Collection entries
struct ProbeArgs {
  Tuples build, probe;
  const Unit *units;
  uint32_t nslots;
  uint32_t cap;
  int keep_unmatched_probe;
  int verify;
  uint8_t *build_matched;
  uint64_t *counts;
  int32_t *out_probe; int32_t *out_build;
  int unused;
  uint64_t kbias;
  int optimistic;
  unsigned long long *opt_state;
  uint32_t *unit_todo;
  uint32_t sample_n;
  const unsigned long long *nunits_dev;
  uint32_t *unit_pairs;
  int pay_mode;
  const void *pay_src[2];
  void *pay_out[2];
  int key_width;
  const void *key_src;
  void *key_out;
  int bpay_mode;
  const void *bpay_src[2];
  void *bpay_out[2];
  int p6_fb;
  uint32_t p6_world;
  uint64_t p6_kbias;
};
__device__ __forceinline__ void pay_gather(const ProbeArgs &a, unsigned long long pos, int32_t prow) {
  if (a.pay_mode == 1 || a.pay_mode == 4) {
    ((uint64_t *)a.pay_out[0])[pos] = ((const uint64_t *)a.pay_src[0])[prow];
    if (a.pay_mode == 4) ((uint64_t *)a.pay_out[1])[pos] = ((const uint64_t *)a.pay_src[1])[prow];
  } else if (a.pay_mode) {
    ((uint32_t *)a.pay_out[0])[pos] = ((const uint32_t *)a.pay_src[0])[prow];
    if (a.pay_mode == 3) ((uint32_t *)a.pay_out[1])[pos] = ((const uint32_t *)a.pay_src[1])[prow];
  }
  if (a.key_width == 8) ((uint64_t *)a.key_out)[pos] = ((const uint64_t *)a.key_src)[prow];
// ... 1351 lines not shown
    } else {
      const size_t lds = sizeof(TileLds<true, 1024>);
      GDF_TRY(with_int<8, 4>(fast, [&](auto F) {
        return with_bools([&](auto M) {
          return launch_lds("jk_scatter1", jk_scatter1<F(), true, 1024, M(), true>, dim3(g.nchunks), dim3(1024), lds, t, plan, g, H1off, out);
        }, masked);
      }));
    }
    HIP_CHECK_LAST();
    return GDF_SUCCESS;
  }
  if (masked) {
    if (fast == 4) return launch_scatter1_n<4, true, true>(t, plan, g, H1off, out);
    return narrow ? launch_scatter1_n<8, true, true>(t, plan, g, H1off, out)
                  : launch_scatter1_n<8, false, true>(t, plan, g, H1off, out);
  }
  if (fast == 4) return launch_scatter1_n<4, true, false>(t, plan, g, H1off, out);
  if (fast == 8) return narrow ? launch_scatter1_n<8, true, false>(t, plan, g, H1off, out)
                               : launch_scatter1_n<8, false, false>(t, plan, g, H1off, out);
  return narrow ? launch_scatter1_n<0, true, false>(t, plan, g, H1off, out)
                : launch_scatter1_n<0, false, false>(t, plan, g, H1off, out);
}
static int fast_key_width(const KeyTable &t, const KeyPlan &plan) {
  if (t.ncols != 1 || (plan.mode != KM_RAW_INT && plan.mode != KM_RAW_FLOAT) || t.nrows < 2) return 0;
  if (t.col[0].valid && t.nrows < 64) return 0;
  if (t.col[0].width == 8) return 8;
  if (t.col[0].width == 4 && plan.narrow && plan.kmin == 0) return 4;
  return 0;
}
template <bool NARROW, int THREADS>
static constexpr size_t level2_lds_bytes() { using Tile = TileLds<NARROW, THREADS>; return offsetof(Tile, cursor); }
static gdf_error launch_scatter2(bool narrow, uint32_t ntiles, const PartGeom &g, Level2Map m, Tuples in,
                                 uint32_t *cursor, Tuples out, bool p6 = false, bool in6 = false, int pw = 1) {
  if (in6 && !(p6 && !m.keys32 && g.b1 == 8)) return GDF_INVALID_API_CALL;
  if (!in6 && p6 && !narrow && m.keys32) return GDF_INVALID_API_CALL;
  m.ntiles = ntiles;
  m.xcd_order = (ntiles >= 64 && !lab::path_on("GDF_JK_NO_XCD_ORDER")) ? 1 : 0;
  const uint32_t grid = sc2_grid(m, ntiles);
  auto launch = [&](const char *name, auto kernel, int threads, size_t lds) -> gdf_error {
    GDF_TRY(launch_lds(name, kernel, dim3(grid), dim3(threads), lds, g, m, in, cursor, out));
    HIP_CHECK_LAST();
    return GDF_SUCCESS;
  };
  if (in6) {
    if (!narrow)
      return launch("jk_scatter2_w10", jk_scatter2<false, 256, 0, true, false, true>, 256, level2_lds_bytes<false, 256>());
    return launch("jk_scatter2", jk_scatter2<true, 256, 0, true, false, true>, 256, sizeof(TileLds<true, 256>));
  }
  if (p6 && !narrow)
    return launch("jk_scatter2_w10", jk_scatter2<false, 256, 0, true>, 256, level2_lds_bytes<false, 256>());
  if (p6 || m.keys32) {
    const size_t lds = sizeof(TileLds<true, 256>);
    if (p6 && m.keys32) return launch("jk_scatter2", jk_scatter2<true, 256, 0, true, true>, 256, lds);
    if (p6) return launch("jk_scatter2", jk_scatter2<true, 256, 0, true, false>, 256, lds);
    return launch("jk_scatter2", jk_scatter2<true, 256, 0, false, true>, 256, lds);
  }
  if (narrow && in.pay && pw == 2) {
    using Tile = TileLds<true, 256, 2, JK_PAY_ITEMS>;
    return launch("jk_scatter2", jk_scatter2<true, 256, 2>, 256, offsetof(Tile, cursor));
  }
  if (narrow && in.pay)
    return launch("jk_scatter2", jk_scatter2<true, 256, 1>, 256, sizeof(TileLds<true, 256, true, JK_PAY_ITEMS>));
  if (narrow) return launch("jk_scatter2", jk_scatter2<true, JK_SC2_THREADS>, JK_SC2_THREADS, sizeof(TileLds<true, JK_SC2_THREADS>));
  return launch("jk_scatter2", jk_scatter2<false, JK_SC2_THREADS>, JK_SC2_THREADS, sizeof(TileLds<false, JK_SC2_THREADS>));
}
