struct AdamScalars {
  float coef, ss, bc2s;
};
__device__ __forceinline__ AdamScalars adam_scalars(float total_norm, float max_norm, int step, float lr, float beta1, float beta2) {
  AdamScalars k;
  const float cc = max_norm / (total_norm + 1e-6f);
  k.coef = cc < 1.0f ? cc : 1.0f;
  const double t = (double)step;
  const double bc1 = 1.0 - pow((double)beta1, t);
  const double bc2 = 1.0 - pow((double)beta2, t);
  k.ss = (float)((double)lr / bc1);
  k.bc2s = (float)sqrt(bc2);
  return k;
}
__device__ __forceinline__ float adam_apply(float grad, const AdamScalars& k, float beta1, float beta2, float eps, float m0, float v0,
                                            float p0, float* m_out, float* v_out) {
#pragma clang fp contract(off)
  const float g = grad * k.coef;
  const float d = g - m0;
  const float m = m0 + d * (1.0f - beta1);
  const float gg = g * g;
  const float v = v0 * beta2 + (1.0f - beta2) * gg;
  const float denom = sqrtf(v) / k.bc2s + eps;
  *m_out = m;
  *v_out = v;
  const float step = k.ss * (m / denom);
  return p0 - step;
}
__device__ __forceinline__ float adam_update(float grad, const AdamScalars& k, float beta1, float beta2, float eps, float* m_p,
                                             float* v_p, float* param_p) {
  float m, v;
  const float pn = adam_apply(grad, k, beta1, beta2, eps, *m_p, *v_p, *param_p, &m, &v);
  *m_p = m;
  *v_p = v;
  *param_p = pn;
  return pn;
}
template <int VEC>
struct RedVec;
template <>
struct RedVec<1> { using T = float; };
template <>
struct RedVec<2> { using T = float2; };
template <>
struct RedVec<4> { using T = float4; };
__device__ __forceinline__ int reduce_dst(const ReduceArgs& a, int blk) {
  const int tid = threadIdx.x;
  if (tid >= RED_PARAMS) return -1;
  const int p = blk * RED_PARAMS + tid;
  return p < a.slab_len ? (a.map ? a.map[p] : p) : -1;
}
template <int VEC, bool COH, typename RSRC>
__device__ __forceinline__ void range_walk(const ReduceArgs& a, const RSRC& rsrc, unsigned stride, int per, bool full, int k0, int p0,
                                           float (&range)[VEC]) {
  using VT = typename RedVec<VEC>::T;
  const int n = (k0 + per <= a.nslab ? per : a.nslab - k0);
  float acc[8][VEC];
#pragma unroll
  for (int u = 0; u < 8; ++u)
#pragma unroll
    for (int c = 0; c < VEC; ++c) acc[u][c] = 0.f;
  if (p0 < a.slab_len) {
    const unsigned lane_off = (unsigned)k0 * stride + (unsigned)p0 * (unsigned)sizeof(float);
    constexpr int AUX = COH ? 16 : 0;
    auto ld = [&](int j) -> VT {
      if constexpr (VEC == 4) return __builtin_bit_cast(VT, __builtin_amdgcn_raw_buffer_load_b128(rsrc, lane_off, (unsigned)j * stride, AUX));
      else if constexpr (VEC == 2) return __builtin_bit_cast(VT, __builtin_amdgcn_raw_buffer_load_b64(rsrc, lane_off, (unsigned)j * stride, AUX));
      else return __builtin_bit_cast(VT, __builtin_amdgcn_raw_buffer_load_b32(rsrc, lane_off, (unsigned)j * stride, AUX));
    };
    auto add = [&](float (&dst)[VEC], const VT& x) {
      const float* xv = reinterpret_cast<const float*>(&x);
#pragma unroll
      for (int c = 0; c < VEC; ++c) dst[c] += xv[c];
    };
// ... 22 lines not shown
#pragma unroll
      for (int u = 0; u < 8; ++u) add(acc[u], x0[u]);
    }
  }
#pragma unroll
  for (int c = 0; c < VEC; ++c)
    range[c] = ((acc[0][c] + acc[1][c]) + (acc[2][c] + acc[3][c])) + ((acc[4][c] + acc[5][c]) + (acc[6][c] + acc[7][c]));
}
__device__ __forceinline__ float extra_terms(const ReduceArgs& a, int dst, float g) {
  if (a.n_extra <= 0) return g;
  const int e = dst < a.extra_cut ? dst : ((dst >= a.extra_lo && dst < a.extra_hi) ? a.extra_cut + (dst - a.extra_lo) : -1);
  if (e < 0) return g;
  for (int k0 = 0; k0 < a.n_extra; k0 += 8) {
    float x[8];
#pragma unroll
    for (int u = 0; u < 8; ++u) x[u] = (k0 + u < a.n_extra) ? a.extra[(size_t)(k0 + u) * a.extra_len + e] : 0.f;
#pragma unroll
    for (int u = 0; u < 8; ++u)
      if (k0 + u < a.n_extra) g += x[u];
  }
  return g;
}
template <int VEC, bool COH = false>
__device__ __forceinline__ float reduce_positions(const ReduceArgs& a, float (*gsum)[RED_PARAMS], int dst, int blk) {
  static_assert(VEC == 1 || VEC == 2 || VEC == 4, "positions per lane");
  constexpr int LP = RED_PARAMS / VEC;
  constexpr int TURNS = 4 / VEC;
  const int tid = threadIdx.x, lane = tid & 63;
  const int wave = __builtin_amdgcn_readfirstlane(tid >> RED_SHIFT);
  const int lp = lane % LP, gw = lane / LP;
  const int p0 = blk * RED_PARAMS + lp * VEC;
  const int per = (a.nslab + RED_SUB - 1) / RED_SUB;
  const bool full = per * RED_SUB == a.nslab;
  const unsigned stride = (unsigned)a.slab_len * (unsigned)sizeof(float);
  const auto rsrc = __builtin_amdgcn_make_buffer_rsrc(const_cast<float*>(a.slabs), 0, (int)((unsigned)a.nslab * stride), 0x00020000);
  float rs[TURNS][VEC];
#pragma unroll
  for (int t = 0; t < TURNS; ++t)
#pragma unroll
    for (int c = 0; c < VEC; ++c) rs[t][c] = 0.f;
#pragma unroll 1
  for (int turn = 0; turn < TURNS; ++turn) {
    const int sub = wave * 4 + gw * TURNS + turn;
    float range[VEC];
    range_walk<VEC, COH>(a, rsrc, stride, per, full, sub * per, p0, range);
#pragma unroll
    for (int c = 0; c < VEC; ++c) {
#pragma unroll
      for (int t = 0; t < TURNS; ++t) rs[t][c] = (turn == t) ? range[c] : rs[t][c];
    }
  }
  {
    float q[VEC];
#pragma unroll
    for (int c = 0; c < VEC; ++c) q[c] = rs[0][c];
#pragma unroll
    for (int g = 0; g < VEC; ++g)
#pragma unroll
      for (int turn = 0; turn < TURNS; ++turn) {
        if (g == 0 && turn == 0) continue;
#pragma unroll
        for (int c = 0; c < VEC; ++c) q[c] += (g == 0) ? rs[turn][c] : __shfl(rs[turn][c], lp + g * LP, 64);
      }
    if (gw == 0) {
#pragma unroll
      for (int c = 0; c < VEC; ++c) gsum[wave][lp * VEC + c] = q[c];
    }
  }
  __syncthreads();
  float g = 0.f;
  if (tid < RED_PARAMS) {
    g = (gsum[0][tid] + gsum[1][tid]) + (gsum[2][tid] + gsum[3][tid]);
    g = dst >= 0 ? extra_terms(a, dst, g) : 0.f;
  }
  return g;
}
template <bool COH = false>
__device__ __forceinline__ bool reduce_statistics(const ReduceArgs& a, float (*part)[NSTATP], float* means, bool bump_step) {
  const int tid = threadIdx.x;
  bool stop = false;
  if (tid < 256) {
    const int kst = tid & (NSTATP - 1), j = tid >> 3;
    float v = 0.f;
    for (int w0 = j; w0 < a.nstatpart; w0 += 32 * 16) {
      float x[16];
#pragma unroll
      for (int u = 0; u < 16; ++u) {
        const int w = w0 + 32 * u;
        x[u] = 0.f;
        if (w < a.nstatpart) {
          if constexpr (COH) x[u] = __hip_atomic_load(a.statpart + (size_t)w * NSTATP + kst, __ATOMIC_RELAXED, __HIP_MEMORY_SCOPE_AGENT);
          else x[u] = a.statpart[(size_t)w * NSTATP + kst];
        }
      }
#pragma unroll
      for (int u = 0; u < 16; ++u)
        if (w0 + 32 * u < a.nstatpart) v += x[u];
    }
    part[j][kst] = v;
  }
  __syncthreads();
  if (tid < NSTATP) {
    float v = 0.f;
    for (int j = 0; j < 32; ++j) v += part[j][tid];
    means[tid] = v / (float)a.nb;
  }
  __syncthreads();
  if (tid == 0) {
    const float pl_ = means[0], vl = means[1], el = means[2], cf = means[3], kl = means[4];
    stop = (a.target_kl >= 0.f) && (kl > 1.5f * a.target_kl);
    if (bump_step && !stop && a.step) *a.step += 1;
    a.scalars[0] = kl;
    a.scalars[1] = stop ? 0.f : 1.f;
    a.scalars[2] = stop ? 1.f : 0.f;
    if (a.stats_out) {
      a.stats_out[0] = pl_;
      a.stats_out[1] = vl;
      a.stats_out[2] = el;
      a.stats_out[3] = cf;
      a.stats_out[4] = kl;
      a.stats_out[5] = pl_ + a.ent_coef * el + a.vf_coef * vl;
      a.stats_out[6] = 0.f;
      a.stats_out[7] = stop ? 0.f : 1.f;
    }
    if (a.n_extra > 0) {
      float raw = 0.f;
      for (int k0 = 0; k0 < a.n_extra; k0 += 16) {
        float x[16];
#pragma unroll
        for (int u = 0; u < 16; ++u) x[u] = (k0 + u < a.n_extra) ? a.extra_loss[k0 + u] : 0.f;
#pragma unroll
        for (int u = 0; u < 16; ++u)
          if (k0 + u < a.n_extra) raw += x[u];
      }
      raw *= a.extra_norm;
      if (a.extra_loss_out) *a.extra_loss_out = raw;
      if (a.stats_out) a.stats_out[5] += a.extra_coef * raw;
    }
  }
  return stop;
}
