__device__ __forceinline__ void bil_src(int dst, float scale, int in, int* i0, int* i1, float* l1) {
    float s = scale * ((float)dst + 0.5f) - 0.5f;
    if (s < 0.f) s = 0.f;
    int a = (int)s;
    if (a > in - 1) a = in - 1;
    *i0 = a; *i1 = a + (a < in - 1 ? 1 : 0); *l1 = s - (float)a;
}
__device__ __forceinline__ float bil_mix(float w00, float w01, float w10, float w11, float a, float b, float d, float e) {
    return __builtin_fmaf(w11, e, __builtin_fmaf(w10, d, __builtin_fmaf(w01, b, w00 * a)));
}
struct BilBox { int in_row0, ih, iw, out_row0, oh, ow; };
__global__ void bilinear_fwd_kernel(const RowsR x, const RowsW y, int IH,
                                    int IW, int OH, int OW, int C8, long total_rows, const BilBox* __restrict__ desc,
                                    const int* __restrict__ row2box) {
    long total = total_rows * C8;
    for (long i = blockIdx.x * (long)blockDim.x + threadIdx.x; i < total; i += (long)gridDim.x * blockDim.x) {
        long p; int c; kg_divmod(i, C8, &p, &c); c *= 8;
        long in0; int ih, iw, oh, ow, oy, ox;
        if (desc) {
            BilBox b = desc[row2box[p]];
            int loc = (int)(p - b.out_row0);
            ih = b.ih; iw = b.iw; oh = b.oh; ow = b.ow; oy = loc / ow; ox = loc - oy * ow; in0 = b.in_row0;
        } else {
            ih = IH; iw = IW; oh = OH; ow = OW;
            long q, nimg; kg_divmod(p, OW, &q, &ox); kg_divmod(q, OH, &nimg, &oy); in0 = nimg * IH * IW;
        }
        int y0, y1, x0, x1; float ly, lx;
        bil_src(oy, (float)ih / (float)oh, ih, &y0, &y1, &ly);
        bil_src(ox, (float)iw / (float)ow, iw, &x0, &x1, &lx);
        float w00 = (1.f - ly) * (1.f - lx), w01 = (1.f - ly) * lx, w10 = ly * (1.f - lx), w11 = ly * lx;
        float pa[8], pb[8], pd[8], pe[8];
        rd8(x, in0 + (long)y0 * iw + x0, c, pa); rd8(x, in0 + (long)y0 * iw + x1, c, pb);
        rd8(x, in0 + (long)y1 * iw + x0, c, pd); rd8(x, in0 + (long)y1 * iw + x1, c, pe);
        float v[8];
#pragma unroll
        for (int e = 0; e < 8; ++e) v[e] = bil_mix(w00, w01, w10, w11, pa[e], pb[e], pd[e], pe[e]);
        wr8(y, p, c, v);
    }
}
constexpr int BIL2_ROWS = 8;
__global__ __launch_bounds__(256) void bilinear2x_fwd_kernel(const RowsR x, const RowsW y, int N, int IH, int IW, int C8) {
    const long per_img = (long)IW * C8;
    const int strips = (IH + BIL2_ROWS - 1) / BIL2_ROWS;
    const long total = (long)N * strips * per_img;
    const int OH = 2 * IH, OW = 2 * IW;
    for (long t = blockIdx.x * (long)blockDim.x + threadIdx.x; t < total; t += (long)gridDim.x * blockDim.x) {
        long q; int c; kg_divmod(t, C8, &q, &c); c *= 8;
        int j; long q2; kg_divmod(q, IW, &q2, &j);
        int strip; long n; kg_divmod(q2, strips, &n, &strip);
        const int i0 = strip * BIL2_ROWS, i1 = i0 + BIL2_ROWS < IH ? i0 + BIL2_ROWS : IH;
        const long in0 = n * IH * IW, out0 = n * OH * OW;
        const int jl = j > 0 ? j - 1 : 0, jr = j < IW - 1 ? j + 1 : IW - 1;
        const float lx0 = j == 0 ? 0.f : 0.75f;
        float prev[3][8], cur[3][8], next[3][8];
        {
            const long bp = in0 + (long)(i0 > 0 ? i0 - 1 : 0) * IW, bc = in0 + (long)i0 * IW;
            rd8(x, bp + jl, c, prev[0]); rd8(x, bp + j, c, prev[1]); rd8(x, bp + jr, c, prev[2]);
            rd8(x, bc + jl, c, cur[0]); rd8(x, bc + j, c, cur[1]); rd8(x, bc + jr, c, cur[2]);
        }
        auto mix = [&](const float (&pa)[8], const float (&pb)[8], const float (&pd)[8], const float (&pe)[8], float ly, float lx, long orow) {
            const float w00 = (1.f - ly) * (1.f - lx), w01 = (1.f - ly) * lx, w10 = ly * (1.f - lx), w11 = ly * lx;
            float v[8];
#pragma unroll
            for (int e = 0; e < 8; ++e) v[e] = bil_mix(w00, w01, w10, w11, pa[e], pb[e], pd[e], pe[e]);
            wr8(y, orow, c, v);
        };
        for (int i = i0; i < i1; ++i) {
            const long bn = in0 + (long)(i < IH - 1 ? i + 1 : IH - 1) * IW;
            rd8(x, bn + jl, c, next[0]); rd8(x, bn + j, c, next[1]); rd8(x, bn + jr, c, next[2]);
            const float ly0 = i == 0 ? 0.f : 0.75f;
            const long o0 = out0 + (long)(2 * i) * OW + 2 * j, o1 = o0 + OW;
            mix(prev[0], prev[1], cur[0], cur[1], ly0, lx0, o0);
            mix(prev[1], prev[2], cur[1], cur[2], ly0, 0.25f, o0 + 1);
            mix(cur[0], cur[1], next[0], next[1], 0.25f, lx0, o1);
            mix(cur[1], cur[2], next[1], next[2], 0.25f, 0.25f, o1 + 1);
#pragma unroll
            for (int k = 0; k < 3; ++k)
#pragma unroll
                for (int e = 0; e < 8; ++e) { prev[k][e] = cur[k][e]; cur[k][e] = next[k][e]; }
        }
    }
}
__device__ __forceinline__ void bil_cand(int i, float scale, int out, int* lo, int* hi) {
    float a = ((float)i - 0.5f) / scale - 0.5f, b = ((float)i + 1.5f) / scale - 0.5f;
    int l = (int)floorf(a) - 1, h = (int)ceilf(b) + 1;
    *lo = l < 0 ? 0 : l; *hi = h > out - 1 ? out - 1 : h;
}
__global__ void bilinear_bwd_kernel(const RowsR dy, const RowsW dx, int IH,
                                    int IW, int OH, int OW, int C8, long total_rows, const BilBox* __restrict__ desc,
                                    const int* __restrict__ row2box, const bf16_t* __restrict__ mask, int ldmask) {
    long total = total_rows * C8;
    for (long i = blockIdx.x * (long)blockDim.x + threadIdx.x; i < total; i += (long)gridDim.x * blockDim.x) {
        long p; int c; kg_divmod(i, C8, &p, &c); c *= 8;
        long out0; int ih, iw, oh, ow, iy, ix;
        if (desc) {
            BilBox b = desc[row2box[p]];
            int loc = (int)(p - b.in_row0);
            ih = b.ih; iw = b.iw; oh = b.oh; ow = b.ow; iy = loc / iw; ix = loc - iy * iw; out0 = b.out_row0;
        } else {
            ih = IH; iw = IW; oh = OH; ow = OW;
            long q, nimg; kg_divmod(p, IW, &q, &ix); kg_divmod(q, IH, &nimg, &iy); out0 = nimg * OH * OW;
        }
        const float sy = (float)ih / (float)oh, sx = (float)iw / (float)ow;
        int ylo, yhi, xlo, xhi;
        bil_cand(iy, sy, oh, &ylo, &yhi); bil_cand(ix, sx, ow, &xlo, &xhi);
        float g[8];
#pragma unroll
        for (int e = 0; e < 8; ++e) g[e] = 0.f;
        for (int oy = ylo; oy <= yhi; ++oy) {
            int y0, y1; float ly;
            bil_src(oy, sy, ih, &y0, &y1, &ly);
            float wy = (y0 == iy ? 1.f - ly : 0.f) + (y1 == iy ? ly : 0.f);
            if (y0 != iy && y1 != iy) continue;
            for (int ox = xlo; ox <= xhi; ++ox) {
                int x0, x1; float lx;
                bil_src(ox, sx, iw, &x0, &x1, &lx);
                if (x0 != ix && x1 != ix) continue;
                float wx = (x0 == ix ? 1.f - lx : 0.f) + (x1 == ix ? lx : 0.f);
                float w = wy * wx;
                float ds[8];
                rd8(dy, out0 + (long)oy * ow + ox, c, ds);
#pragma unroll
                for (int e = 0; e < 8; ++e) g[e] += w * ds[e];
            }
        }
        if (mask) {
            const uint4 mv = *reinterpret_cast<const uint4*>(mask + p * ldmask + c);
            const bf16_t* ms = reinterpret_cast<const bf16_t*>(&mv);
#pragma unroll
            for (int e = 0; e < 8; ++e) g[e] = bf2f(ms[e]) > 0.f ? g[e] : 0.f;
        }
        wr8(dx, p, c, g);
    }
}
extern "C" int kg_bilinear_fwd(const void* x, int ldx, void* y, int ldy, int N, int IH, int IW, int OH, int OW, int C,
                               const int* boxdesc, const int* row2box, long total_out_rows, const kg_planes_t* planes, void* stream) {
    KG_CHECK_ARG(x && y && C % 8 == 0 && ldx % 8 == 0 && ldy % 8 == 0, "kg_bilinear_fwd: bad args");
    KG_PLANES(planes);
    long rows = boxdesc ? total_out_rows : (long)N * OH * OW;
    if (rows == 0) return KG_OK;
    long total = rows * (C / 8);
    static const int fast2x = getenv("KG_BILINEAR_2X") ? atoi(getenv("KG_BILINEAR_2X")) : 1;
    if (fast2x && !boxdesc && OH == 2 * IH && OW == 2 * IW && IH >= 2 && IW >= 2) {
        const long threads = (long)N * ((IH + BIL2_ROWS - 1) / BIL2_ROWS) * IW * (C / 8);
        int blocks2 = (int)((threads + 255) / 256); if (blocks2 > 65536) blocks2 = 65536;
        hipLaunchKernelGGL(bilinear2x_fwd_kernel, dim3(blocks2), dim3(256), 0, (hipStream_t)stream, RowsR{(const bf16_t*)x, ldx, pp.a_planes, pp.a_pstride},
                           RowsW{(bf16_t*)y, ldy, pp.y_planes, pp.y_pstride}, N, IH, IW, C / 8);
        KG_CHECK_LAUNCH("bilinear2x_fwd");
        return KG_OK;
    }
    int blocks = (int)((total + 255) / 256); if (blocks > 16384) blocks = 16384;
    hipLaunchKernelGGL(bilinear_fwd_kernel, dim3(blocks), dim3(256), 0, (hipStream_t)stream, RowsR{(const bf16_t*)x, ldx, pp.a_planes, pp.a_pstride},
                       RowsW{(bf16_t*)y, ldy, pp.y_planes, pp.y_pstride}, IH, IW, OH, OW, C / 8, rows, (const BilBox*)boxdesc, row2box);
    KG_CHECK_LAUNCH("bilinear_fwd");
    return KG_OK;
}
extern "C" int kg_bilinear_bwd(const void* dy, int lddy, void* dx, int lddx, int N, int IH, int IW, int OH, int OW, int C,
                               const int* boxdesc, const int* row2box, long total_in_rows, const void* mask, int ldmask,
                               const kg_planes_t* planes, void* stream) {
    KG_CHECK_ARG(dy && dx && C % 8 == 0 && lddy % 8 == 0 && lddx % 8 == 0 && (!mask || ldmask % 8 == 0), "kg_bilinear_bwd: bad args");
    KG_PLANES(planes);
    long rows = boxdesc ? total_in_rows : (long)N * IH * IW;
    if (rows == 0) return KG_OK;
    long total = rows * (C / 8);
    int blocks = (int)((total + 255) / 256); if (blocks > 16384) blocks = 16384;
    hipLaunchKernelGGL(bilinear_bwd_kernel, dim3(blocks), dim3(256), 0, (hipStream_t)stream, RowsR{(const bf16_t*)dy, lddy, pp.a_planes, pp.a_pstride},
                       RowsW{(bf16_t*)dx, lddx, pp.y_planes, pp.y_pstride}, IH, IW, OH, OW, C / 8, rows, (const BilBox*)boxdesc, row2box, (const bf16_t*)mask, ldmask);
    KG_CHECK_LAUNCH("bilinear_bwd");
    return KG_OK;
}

*WORK REQUIRED*: When you reach the line that contains "const void *pay_src[2];", stop; that line and every line before it, from the very first line of the data, should be restated word for word.

*ANSWER TO THE EXERCISE*:
struct ProbeArgs {
  Tuples build, probe;
  const Unit *units;
  uint32_t nslots;
  uint32_t cap;
  int keep_unmatched_probe;
  int verify;
  uint8_t *build_matched;
  uint64_t *counts;
  int32_t *out_probe; int32_t *out_build;
  int unused;
  uint64_t kbias;
  int optimistic;
  unsigned long long *opt_state;
  uint32_t *unit_todo;
  uint32_t sample_n;
  const unsigned long long *nunits_dev;
  uint32_t *unit_pairs;
  int pay_mode;
  const void *pay_src[2];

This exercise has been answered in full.